Essa conversa tem de existir. E tem de existir pelas imagens. Um bom filme, feito com inteligência, pode ser muito contundente e construtivo. Mesmo que destrua. Que repense a história. Pode ser muito forte. As questões com Portugal são dolorosas e violentas. O cinema português tem muito trabalho a fazer nesse sentido. O Pedro Costa tem algo de interessante sobre isso, com aquela personagem maravilhosa, a Vitalina Varela. Muito bonito. Não tenho muito que falar sem ser como observador, que quero ver o que vai ser feito. Talvez uma nova geração faça isso. A França já o faz, a partir dos anos 90. O “Cachet”, por exemplo, foi bem chocante quando estreou. Estava aqui em Cannes, era crítico de cinema. Como observadores temos de ver o que os portugueses vão fazer com esse passado. Mas o facto é que muito pouco foi feito até agora a partir do cinema português.
Voltemos a “Retratos Fantasmas”. Nota-se a influência que a sua mãe teve na sua vida e neste documentário. Que cinema é que partilhavam?
Ela falava-me sempre do “Vertigo”. Quando o vi, já tinha morrido, e era como se já conhecesse o filme. Também me falou do “Rear Window”, que vimos juntos. Passei a infância com esses dois filmes. Era obcecada com esses filmes. Alguns detalhes estavam até equivocados, o que é maravilhoso. Falava muito da escada, que é o final do “Vertigo”. Adorava o Milos Forman, o “Hair”, não vi porque não tinha idade.
Outro grande realizador que surge referido é o Alfred Hitchcock. Essa imagem de que fala de ver o Hitchock de joelhos como se estivéssemos numa igreja, é meio perversa.

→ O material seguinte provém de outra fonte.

#include <algorithm>
#include <string>
#include <unordered_map>
#include <cmath>
#include <cstdio>
#include <cstdlib>
#include <cstring>
#include <functional>
#include <limits>
#include <new>
#include <stdexcept>

namespace rtd {
namespace {
constexpr int kPermAxes[6][3] = {{2, 0, 1}, {1, 0, 2}, {2, 1, 0}, {0, 1, 2}, {1, 2, 0}, {0, 2, 1}};

constexpr double kInf = std::numeric_limits<double>::infinity();
constexpr int kSmallList = 8;
constexpr int kLeafMax = 4;

struct Box {
  double lo[3] = {kInf, kInf, kInf};
  double hi[3] = {-kInf, -kInf, -kInf};
// ... 120 lines not shown
  Light<double> light_{};
  int depth_guard_ = 0;

  bool fail(const std::string& m) {
    if (ok_) err_ = m;
    ok_ = false;
    return false;
  }
  const rt_object* obj(int i) {
    if (i < 0 || i >= d_->num_objects) {
      fail("object index " + std::to_string(i) + " out of range");
      return nullptr;
    }
    return &d_->objects[i];
  }
  bool check_mat(int m) {
    if (m < 0 || m >= d_->num_materials) return fail("primitive without a valid material");
    return true;
  }
  static bool is_wrapper(int kind) { return kind >= RT_OBJ_TRANSLATE && kind <= RT_OBJ_ROTATE_Z; }
  static Op op_of(const rt_object& o) {
    if (o.kind == RT_OBJ_TRANSLATE) return {0, o.a[0], o.a[1], o.a[2]};
    return {o.kind - RT_OBJ_ROTATE_X + 1, o.s0, o.s1, 0.0};
  }

  Item prim_item(const rt_object& o);
  void gather(int idx, const std::vector<Op>& chain, std::vector<Item>& out, bool ordered_ctx);
  Item container(std::vector<Item>& items, bool ordered);
  Item list_of(const std::vector<Item>& items);
  Item bvh(std::vector<Item>& items, size_t b, size_t e, int depth);
  int make_instance(const std::vector<Op>& chain, uint32_t blas);
  LinRec<double> lin_record(uint32_t op) const;
  bool flat_program(const std::vector<uint32_t>& lin, std::vector<FlatQuadT<double>>& quads, uint32_t nq[3],
                    std::vector<FlatBoxT<double>>& boxes);
  bool wide_bvh(const std::vector<Item>& prims, CompiledScene* out);
  bool box_of_quads(const std::vector<Item>& prims, double lo[3], double hi[3]) const;
  std::vector<int> aligned_;
  std::vector<double> qu_, qv_;
  std::vector<int32_t> quad_obj_, sphere_obj_, tri_obj_, vol_obj_;
  void light_from(int idx);
};

Item Compiler::prim_item(const rt_object& o) {
  Item it{};
  const int32_t oi = (int32_t)(&o - d_->objects);
  it.need = 0;
  it.depth = 0;
  it.volume = false;
  if (!check_mat(o.material)) return it;
  if (o.kind == RT_OBJ_QUAD) {
    Quad<double> q{};
    double n[3], nn;
    v_cross(o.b, o.c, n);
    v_unit(n, q.n);
    q.area = std::sqrt(n[0] * n[0] + n[1] * n[1] + n[2] * n[2]);
    for (int k = 0; k < 3; k++) q.q[k] = o.a[k];
    q.D = v_dot(q.n, q.q);
    nn = v_dot(n, n);
    double w[3] = {n[0] / nn, n[1] / nn, n[2] / nn};
    v_cross(o.c, w, q.a);
    v_cross(w, o.b, q.b);
    q.mat = mat_id(o.material);
    quads_.push_back(q);
    quad_obj_.push_back(oi);
    it.entry = mk(E_QUAD, (uint32_t)quads_.size() - 1);
    auto single_axis = [](const double* v) {
      int k = -1;
// ... 630 lines not shown
      r.f[3] = 1.0 / qu_[i];
      r.f[4] = 1.0 / qv_[i];
      r.f[5] = qu_[i];
      r.f[6] = qv_[i];
    } else {
      for (int k = 0; k < 3; k++) {
        r.f[k] = q.n[k];
        r.f[4 + k] = q.q[k];
        r.f[7 + k] = q.a[k];
        r.f[10 + k] = q.b[k];
      }
      r.f[3] = q.D;
    }
  } else if (ty == E_SPHERE) {
    const Sphere<double>& sp = spheres_[i];
    for (int k = 0; k < 3; k++) {
      r.f[k] = sp.c1[k];
      r.f[4 + k] = sp.dc[k];
    }
    r.f[3] = sp.r;
    r.aux = (uint32_t)sp.moving;
  } else if (ty == E_TRI) {
    const Tri<double>& t = tris_[i];
    for (int k = 0; k < 3; k++) {
      r.f[k] = t.p0[k];
      r.f[3 + k] = t.e1[k];
      r.f[6 + k] = t.e2[k];
    }
  }
  return r;
}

Uma grande ironia. A primeira imagem é uma igreja numa praça, gosto das pessoas se juntarem num lugar para storytelling. Uma missa é storytelling, histórias da Bíblia. Guardo do catolicismo essas memórias, de comicbook, de Jesus Cristo com a lança no peito e do sangue. Há muito em comum entre a igreja e o cinema. Destrói-se uma igreja anglicana para fazer um filme e depois a Igreja evangélica toma um cinema. Muito perverso.
[em Julho, o Observador voltou-se a encontrar com o realizador brasileiro no teatro municipal de Vila do Conde]
Kléber, voltamos a conversar mas com um pouco mais de tempo, aqui em Vila do Conde. Fiquei com muitas perguntas para lhe fazer. Tem já um registo adorado nas longas-metragens mas começou nas curtas. Pensa voltar? E o que é que as curtas lhe trouxeram além de prestígio?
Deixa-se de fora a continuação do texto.